Your goal
What is needed is an exact copy of the lines in the listing below, from the one with "load_slice(1);" up to and including the one with "vv[2] = tt[2] - tt[1];", with no other lines.

# # # # #

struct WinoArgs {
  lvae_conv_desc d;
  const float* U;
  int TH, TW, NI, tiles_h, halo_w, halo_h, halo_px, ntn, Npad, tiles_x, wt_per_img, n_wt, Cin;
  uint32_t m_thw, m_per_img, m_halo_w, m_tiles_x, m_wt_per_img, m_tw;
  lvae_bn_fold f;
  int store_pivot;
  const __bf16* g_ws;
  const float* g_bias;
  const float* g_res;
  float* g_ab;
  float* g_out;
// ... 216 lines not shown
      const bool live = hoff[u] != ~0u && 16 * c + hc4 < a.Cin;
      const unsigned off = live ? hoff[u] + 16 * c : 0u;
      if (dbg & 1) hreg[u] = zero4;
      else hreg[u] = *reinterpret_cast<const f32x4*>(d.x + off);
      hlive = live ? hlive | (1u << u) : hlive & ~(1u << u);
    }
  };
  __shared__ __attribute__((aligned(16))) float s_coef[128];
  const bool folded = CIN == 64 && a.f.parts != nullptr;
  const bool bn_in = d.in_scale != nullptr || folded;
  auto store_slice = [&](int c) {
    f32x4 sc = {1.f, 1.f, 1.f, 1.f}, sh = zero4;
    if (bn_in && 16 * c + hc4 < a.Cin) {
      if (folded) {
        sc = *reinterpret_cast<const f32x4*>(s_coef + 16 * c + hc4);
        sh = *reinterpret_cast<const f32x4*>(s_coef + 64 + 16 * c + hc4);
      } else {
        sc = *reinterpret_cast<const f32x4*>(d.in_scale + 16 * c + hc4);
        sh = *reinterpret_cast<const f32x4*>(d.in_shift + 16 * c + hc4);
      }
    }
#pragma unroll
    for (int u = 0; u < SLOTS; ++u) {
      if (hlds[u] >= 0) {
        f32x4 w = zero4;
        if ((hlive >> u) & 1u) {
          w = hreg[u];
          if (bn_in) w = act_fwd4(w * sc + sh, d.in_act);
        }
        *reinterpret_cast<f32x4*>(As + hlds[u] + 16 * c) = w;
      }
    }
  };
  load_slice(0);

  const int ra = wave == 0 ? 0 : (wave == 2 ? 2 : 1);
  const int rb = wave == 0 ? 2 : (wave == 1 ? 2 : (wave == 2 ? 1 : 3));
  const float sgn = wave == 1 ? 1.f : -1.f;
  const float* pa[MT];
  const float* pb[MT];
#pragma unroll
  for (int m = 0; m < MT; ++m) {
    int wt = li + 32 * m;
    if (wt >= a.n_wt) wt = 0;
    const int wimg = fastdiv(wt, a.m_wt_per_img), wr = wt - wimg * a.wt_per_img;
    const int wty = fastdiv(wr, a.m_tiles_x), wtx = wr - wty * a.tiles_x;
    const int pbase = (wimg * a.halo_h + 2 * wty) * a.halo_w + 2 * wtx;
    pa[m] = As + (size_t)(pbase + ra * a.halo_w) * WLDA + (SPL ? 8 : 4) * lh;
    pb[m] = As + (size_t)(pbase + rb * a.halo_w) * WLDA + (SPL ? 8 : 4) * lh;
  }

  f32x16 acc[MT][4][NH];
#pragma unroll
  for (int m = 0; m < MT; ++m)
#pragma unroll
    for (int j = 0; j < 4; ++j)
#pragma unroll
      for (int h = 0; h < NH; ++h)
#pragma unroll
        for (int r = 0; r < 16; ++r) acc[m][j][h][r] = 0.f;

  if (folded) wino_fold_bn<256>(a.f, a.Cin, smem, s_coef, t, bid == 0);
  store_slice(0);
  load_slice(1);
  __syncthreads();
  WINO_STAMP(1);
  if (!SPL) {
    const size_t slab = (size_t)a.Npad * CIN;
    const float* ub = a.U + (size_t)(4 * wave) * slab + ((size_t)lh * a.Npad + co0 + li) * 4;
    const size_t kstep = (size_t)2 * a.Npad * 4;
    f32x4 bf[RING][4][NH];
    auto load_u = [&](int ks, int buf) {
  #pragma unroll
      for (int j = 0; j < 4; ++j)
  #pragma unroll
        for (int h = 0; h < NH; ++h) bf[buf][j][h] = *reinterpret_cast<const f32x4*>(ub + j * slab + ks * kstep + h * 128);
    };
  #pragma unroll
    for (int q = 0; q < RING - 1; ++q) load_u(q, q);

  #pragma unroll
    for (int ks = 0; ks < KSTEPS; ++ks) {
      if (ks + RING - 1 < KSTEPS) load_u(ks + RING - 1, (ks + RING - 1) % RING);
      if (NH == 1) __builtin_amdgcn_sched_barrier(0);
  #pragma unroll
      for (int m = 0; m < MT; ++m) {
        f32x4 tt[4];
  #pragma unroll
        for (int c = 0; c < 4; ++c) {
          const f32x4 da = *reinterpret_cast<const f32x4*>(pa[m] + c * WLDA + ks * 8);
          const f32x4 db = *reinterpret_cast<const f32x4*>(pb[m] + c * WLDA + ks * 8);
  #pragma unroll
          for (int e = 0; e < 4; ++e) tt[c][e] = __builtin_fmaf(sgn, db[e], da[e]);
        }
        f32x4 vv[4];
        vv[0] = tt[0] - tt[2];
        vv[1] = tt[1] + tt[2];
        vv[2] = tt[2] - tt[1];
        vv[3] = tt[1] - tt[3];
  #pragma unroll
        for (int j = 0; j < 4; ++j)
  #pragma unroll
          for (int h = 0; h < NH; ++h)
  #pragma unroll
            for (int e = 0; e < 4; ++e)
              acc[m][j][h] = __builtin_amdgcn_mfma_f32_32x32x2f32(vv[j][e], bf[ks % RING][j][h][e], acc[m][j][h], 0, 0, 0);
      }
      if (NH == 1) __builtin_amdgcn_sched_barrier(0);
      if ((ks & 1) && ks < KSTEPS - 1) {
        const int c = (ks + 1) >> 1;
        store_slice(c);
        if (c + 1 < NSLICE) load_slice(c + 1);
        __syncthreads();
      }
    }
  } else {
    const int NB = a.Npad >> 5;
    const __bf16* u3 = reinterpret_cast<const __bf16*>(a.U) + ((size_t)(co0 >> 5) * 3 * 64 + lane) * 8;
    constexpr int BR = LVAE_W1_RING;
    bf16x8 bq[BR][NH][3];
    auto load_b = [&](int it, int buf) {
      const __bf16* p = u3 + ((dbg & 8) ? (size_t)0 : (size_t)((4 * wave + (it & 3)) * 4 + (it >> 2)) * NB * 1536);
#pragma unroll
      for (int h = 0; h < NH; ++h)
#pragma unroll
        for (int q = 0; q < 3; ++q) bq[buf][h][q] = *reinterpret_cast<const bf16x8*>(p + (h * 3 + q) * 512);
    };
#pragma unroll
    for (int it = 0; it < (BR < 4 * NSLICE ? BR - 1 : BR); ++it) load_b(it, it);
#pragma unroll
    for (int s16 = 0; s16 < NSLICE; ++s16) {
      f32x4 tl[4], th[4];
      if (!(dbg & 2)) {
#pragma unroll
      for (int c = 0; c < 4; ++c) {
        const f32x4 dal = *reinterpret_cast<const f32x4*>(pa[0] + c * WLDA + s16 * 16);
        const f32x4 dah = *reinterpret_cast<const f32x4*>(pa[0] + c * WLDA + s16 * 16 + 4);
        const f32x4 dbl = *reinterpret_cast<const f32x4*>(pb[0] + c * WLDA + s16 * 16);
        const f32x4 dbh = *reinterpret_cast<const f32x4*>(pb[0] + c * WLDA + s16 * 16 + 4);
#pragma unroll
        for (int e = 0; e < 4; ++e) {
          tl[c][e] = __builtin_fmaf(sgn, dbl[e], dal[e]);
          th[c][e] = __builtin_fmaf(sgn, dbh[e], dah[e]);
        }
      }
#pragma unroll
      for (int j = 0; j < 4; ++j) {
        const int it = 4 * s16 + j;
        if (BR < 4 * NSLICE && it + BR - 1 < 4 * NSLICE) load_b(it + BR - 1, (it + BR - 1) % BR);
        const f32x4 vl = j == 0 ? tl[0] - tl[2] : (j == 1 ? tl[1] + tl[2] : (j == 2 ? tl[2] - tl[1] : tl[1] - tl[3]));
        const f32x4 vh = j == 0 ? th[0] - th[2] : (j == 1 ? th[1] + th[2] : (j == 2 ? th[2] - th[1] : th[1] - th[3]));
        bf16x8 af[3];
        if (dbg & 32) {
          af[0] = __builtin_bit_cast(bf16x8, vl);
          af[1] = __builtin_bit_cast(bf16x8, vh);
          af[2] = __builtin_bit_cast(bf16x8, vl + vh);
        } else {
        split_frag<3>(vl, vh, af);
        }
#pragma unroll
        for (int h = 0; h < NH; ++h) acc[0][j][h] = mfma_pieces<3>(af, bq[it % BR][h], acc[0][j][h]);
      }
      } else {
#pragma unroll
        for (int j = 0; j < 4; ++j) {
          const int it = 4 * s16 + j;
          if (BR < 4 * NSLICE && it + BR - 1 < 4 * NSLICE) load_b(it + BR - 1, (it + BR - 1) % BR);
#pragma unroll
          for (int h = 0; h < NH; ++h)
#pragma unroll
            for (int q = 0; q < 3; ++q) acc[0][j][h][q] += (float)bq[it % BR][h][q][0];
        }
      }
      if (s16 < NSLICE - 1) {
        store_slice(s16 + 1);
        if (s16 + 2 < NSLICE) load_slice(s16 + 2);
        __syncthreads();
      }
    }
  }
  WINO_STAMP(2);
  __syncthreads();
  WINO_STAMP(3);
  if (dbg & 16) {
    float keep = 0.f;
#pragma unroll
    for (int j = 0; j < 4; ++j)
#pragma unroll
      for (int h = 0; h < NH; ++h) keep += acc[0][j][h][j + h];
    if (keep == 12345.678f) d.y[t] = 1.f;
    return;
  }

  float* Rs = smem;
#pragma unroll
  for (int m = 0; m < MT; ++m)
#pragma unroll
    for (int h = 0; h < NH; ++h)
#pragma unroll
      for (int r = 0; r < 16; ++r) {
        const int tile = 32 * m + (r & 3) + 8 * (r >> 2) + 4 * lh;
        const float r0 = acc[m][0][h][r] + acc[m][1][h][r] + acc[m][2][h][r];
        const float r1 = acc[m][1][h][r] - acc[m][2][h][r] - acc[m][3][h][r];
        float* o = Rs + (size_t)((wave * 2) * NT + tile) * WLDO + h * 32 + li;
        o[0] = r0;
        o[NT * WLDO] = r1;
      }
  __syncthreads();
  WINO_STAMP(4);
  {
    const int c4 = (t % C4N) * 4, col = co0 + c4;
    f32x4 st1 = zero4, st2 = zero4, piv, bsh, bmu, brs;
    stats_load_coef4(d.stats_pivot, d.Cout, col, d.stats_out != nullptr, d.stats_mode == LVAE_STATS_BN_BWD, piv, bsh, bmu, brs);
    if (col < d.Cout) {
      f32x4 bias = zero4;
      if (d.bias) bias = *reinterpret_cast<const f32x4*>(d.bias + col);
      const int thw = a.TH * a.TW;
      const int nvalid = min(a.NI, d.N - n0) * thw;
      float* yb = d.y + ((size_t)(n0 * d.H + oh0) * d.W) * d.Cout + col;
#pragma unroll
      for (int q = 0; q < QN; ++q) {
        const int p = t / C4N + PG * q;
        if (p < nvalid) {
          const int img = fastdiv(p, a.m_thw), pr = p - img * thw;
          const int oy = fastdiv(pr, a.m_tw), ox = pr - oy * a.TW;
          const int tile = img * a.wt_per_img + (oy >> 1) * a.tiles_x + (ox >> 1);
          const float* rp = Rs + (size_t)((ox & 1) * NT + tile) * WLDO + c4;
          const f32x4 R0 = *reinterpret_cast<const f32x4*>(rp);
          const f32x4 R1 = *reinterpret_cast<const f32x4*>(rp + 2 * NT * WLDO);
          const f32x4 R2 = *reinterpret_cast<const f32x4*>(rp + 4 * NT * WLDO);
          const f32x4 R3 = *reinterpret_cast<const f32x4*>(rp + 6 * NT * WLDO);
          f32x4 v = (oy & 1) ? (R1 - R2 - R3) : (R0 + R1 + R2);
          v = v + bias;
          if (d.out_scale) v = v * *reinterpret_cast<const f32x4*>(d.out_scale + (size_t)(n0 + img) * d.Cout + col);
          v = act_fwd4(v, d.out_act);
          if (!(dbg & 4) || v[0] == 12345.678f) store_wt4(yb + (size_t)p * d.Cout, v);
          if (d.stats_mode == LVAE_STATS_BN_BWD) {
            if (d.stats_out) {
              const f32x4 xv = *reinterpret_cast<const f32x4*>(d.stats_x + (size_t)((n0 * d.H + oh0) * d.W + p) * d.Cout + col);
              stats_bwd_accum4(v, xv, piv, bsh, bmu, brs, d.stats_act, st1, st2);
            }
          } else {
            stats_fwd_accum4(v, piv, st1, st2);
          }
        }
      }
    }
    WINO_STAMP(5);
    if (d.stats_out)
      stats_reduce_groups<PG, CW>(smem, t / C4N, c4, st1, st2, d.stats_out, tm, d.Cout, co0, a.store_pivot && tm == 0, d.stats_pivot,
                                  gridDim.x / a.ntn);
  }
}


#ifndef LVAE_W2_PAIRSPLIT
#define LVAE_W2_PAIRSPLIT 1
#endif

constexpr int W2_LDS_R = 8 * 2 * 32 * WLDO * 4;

# # # # #

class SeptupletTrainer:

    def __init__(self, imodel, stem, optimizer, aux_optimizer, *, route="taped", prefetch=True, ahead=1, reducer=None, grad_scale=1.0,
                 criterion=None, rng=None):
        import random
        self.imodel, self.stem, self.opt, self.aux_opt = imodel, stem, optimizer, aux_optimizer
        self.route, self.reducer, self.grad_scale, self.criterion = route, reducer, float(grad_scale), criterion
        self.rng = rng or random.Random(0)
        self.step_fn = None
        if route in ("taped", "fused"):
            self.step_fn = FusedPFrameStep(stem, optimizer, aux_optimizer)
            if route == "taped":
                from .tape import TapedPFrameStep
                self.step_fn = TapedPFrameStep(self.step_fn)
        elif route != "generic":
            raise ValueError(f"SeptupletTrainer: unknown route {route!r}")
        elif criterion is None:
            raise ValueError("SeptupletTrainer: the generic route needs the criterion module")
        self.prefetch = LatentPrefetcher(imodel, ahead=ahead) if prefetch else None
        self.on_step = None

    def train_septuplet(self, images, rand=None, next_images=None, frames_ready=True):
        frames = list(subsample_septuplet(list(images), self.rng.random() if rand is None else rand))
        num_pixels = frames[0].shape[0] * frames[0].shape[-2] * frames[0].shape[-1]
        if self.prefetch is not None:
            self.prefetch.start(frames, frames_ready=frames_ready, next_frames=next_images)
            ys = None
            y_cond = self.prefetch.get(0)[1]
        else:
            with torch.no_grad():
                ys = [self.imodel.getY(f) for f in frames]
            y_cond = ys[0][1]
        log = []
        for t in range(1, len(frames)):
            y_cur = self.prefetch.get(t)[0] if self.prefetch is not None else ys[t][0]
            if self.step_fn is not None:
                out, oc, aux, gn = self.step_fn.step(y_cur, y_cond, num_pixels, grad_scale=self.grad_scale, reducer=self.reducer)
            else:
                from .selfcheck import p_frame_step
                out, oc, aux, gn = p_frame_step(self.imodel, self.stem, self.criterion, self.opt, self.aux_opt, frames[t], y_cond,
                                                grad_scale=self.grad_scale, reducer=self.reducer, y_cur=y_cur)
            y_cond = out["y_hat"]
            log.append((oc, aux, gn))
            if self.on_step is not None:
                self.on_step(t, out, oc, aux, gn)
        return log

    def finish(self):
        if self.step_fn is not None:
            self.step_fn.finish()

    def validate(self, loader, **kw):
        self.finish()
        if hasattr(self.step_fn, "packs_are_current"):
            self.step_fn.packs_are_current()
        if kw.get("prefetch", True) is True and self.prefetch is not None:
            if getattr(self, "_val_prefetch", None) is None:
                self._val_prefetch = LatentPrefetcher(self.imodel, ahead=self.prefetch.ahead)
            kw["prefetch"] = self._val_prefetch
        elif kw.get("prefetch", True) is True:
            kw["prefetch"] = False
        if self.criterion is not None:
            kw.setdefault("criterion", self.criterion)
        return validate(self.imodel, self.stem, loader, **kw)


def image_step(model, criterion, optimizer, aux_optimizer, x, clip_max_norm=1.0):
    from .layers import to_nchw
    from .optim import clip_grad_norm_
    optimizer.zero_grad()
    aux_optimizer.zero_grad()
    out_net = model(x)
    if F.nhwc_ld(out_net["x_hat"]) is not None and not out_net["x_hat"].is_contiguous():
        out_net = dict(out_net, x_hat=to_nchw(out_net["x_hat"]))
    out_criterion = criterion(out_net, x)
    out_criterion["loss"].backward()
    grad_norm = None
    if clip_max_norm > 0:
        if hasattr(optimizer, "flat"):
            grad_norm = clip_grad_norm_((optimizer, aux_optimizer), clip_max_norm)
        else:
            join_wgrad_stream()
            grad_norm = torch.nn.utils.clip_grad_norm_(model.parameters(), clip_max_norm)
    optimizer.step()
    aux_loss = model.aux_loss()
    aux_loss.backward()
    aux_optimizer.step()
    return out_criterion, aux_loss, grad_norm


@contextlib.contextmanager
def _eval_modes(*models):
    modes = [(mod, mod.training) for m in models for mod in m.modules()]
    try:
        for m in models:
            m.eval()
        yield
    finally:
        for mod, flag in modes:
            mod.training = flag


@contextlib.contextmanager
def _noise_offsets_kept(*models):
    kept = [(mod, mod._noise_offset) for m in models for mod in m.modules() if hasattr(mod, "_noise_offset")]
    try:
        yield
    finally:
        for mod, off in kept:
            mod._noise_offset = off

# # # # #

Solution for this problem
  load_slice(1);
  __syncthreads();
  WINO_STAMP(1);
  if (!SPL) {
    const size_t slab = (size_t)a.Npad * CIN;
    const float* ub = a.U + (size_t)(4 * wave) * slab + ((size_t)lh * a.Npad + co0 + li) * 4;
    const size_t kstep = (size_t)2 * a.Npad * 4;
    f32x4 bf[RING][4][NH];
    auto load_u = [&](int ks, int buf) {
  #pragma unroll
      for (int j = 0; j < 4; ++j)
  #pragma unroll
        for (int h = 0; h < NH; ++h) bf[buf][j][h] = *reinterpret_cast<const f32x4*>(ub + j * slab + ks * kstep + h * 128);
    };
  #pragma unroll
    for (int q = 0; q < RING - 1; ++q) load_u(q, q);

  #pragma unroll
    for (int ks = 0; ks < KSTEPS; ++ks) {
      if (ks + RING - 1 < KSTEPS) load_u(ks + RING - 1, (ks + RING - 1) % RING);
      if (NH == 1) __builtin_amdgcn_sched_barrier(0);
  #pragma unroll
      for (int m = 0; m < MT; ++m) {
        f32x4 tt[4];
  #pragma unroll
        for (int c = 0; c < 4; ++c) {
          const f32x4 da = *reinterpret_cast<const f32x4*>(pa[m] + c * WLDA + ks * 8);
          const f32x4 db = *reinterpret_cast<const f32x4*>(pb[m] + c * WLDA + ks * 8);
  #pragma unroll
          for (int e = 0; e < 4; ++e) tt[c][e] = __builtin_fmaf(sgn, db[e], da[e]);
        }
        f32x4 vv[4];
        vv[0] = tt[0] - tt[2];
        vv[1] = tt[1] + tt[2];
        vv[2] = tt[2] - tt[1];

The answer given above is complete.